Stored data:
template <int TYPE, bool FUSEDQ, int PRO, int TMASK, int LSH>
__device__ __forceinline__ void rows_dyn_body(const RowsArgs &a, const RowsLead &ld, uint8_t *smem, int wave, int lane,
// ... 62 lines not shown
        uh = mine ? (uint32_t)((uintptr_t)d.src >> 32) : uh;
        ug = mine ? (uint32_t)(d.G | (d.rows << 16)) : ug;
        uf = mine ? (uint32_t)d.flat : uf;
        is16 = (const uint8_t *)((uintptr_t)d.src & ~(uintptr_t)15);
        il16 = (const uint8_t *)((uintptr_t)(d.src + (int64_t)d.G * BSZ - 1) & ~(uintptr_t)15);
        iT = d.T;
        is = 0;
    };
    auto next_unit = [&](bool claim_ok) {
        const int k = ki + 1;
        if (k < P) {
            const int u = wave * P + k;
            if (u < nstat) take(u);
            else idone = true;
            return;
        }
        if (!claim_ok) {
            iwait = true;
            return;
        }
        iwait = false;
#if KQ_ROWS_DYN_RR
        const int uu = nwv * P + (k - P) * nwv + wave;
#else
        uint32_t u = 0;
        if (lane == 0) u = __hip_atomic_fetch_add(cnt, 1u, __ATOMIC_RELAXED, __HIP_MEMORY_SCOPE_WORKGROUP);
        const int uu = __builtin_amdgcn_readfirstlane((int)u);
#endif
        if (uu < units) take(uu);
        else idone = true;
    };
    auto issue = [&](bool claim_ok) {
        const uint8_t *base = is16 + (int64_t)is * (ROWS_SB * BSZ) + 16 * lane;
        if (is + 1 < iT) {
#pragma unroll
            for (int i = 0; i < NI; ++i)
                if (i + 1 < NI || lane < GRAN - 64 * (NI - 1)) dma16_nt(base + 1024 * i, (LDS void *)(islot + 1024 * i));
        } else {
#pragma unroll
            for (int i = 0; i < NI; ++i) {
                const uint8_t *p = base + 1024 * i;
                if (i + 1 < NI || lane < GRAN - 64 * (NI - 1))
                    dma16_nt(p < il16 ? p : il16, (LDS void *)(islot + 1024 * i));
            }
        }
        islot = islot + SLOT == ring_end ? ring : islot + SLOT;
        ++is;
        ++issued;
        if (is == iT) next_unit(claim_ok);
    };
    next_unit(false);

    const int f0 = 64 * wave + lane;
    const int fm = (f0 >= nr ? 1 : 0) + (f0 >= 2 * nr ? 1 : 0) + (f0 >= 3 * nr ? 1 : 0);
    const float *fres = fm == 0 ? s0 : fm == 1 ? s1 : fm == 2 ? s2 : s3;
    const int frow = row_of(f0 - fm * nr);
    uint32_t rv = 0;

    if (FUSEDQ) {
        rv = gload4_asm(fres && f0 < nflat && frow < N ? fres + frow : x);
        if (ki < 0) {
            const uint8_t *xb = (const uint8_t *)x + 16 * lane;
#pragma unroll
            for (int i = 0; i < NI; ++i)
                if (i + 1 == NI) dma16_nt_lanes(xb, (LDS void *)(islot + 1024 * i), lane, GRAN - 64 * (NI - 1));
                else dma16_nt(xb, (LDS void *)(islot + 1024 * i));
        } else {
            const uint8_t *base = is16 + 16 * lane;
            const uint8_t *lim = iT > 1 ? base + 1024 * (NI - 1) : base + 1024 * (NI - 1) < il16 ? base + 1024 * (NI - 1) : il16;
#pragma unroll
            for (int i = 0; i + 1 < NI; ++i) {
                const uint8_t *p = base + 1024 * i;
                dma16_nt(iT > 1 || p < il16 ? p : il16, (LDS void *)(islot + 1024 * i));
            }
            dma16_nt_lanes(lim, (LDS void *)(islot + 1024 * (NI - 1)), lane, GRAN - 64 * (NI - 1));
            islot = islot + SLOT == ring_end ? ring : islot + SLOT;
            ++is;
            ++issued;
            if (is == iT) next_unit(false);
        }
        vm_wait<NI + 1>();
        if (RSTAMPS(h)) sx = __builtin_amdgcn_s_memrealtime();
        uint64_t sxt = 0;
        pg.template finish<PRO>(smem + L.act, (double *)(smem + L.sums), x, h.eps, 0, false, sxt);
        if (RSTAMPS(h)) {
            asm volatile("s_waitcnt lgkmcnt(0)" ::: "memory");
            sq = __builtin_amdgcn_s_memrealtime();
        }
    } else {
        const int ng = nb * (Q8L_STRIDE / 16);
        for (int j = wave; 64 * j < ng; j += nwv) {
            const int k = 64 * j + lane;
            if (k < ng) dma16((const uint8_t *)ld.x + 16 * k, (LDS void *)(smem + L.act + 1024 * j));
        }
        rv = gload4_asm(fres && f0 < nflat && frow < N ? fres + frow : (const float *)ld.x);
        if (!idone && !iwait && ki >= 0) issue(false);
        vm_wait_k<NI>(issued);
    }
    while (!idone && !iwait && ki >= 0 && issued < D) issue(false);
    if (wave == 0 && lane == 0) *cnt = (uint32_t)(nwv * P);
    asm volatile("s_waitcnt lgkmcnt(0)\n\ts_barrier" ::: "memory");
    if (iwait) next_unit(true);
    while (!idone && ki >= 0 && issued < D) issue(true);
    const uint64_t st1 = RSTAMPS(h) ? __builtin_amdgcn_s_memrealtime() : 0;

    int kc = 0, cs = 0, cT = 0, cG = 0, cmis = 0, crows = 0, io = 0, rr = 0;
    int bro = 0;
    uint32_t bfl = 0;
    auto consume_unit = [&](int k) {
        const uint32_t gr = (uint32_t)__builtin_amdgcn_readlane((int)ug, k & 7);
        const int flat = __builtin_amdgcn_readlane((int)uf, k & 7);
        cG = (int)(gr & 0xffffu);
        crows = (int)(gr >> 16);
        cT = (cG + ROWS_SB - 1) / ROWS_SB;
        cmis = (int)((uint32_t)__builtin_amdgcn_readlane((int)ul, k & 7) & 15u);
        bfl = lane >= bro && lane < bro + crows ? (uint32_t)(flat + lane - bro) : bfl;
        cs = 0;
        io = q;
        rr = bro;
        while (io >= nb) {
            io -= nb;
            ++rr;
        }
    };
    auto replay = [&]() {
        wave_lds_fence();
        if (lane < bro) {
            float v = 0.f;
            const Rec *rc = recs + lane;
#pragma unroll 4
            for (int i = 0; i < nb; ++i) v = chain_step(TYPE, rc[i * bR], v);
            outs[bfl] = v;
        }
        wave_lds_fence();
        bro = 0;
    };
    int consumed = 0;
    if (issued > 0) consume_unit(0);
    const uint8_t *cslot = ring;
#pragma unroll 1
    while (consumed < issued) {
        vm_wait_k<NI>(issued - consumed - 1);
        if (ROWS_SB * cs + q < cG) {
            const uint8_t *blk = cslot + cmis + q * BSZ;
            const uint8_t *ab = actq + io * Q8L_STRIDE;
            QuadOut r = TYPE == Q4_K ? quad_q4K(blk, ab, s) : TYPE == Q5_K ? quad_q5K(blk, ab, s) : quad_q6K(blk, ab, s);
            const int isum = quad_sum(r.isum);
            const int imin = quad_sum(r.imin);
            if (s == 0) {
                const float yd = *(const float *)ab;
                Rec rec;
                if (TYPE == Q6_K) {
                    rec.a = isum - 32 * imin;
                    rec.b = 0;
                    rec.c = h2f(r.dh) * yd;
                    rec.e = 0.f;
                } else {
                    rec.a = isum;
                    rec.b = imin;
                    rec.c = yd * h2f(r.dh & 0xffffu);
                    rec.e = yd * h2f(r.dh >> 16);
                }
                recs[io * bR + rr] = rec;
            }
        }
        cslot = cslot + SLOT == ring_end ? ring : cslot + SLOT;
        ++consumed;
        ++cs;
        if (!idone) issue(true);
        if (RSTAMPS(h) && consumed == 1) sf = __builtin_amdgcn_s_memrealtime();
        if (cs == cT) {
            bro += crows;
            if (bro + U > bR || consumed == issued) replay();
            ++kc;
            if (consumed < issued) consume_unit(kc);
        } else {
            io += ROWS_SB;
            while (io >= nb) {
                io -= nb;
                ++rr;
            }
        }
    }

    const uint64_t st2 = RSTAMPS(h) ? __builtin_amdgcn_s_memrealtime() : 0;
    asm volatile("s_waitcnt vmcnt(0)" ::: "memory");
    asm volatile("" : "+v"(rv));
    asm volatile("s_waitcnt lgkmcnt(0)\n\ts_barrier" ::: "memory");
    for (int f = f0; f < nflat; f += 64 * nwv) {
        const int m = (f >= nr ? 1 : 0) + (f >= 2 * nr ? 1 : 0) + (f >= 3 * nr ? 1 : 0);
        const int row = f == f0 ? frow : row_of(f - m * nr);
        if (row >= N) continue;
        const float *res = m == 0 ? s0 : m == 1 ? s1 : m == 2 ? s2 : s3;
        float *y = m == 0 ? y0 : m == 1 ? y1 : m == 2 ? y2 : y3;
        float v = outs[f];
        if (res) v = v + (f == f0 ? __uint_as_float(rv) : res[row]);
        store_y(y + row, v);
    }
    if (h.epi) {
        const int n4 = h.epi_n & ~3;
        for (int f = f0; f < nr; f += 64 * nwv) {
            const int r = row_of(f);
            if (r >= N) continue;
            const float gv = outs[f], uv = outs[nr + f];
            store_y(h.epi_y + r, r < n4 ? v_silu(gv) * uv : (gv / (1.0f + expf(-gv))) * uv);
        }
    }
    if (RSTAMPS(h)) {
        const int64_t o = ((int64_t)blockIdx.x * ROWS_WAVES + wave) * 8;
        if (lane == 0 && o + 7 < h.stamps_cap) {
            RSTAMPS(h)[o] = st0;
            RSTAMPS(h)[o + 1] = st1;
            RSTAMPS(h)[o + 2] = st2;
            RSTAMPS(h)[o + 3] = __builtin_amdgcn_s_memrealtime();
            RSTAMPS(h)[o + 4] = sx;
            RSTAMPS(h)[o + 5] = sq;
            RSTAMPS(h)[o + 6] = sf;
            RSTAMPS(h)[o + 7] = (uint64_t)(ki + 1);
        }
    }
}
template <int TMASK, bool FUSEDQ, int PRO, int LSH>
__global__ void __launch_bounds__(ROWS_WAVES * 64) kq_rows_dyn(KQ_ROWS_PARAMS) {
    extern __shared__ __attribute__((aligned(16))) uint8_t smem[];
    const RowsLead ld = rows_lead(x, x2, w0, res0, nb, waves_total, grid, cfg, rbase0, rrem0);
    const uint64_t st0 = RSTAMP();
    const int lane = threadIdx.x & 63;
    const int wave = __builtin_amdgcn_readfirstlane(threadIdx.x >> 6);
    constexpr int TYPE = TMASK == 1 ? Q4_K : TMASK == 2 ? Q5_K : Q6_K;
    rows_dyn_body<TYPE, FUSEDQ, PRO, TMASK, LSH>(a, ld, smem, wave, lane, st0);
}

§ **What you need to do**
Reproduce, word for word and in full, only the lines above that start at the line with "int kc = 0, cs" and run through the line with "const uint8_t *ab", both ends included.

§ **Answer to this task**
    int kc = 0, cs = 0, cT = 0, cG = 0, cmis = 0, crows = 0, io = 0, rr = 0;
    int bro = 0;
    uint32_t bfl = 0;
    auto consume_unit = [&](int k) {
        const uint32_t gr = (uint32_t)__builtin_amdgcn_readlane((int)ug, k & 7);
        const int flat = __builtin_amdgcn_readlane((int)uf, k & 7);
        cG = (int)(gr & 0xffffu);
        crows = (int)(gr >> 16);
        cT = (cG + ROWS_SB - 1) / ROWS_SB;
        cmis = (int)((uint32_t)__builtin_amdgcn_readlane((int)ul, k & 7) & 15u);
        bfl = lane >= bro && lane < bro + crows ? (uint32_t)(flat + lane - bro) : bfl;
        cs = 0;
        io = q;
        rr = bro;
        while (io >= nb) {
            io -= nb;
            ++rr;
        }
    };
    auto replay = [&]() {
        wave_lds_fence();
        if (lane < bro) {
            float v = 0.f;
            const Rec *rc = recs + lane;
#pragma unroll 4
            for (int i = 0; i < nb; ++i) v = chain_step(TYPE, rc[i * bR], v);
            outs[bfl] = v;
        }
        wave_lds_fence();
        bro = 0;
    };
    int consumed = 0;
    if (issued > 0) consume_unit(0);
    const uint8_t *cslot = ring;
#pragma unroll 1
    while (consumed < issued) {
        vm_wait_k<NI>(issued - consumed - 1);
        if (ROWS_SB * cs + q < cG) {
            const uint8_t *blk = cslot + cmis + q * BSZ;
            const uint8_t *ab = actq + io * Q8L_STRIDE;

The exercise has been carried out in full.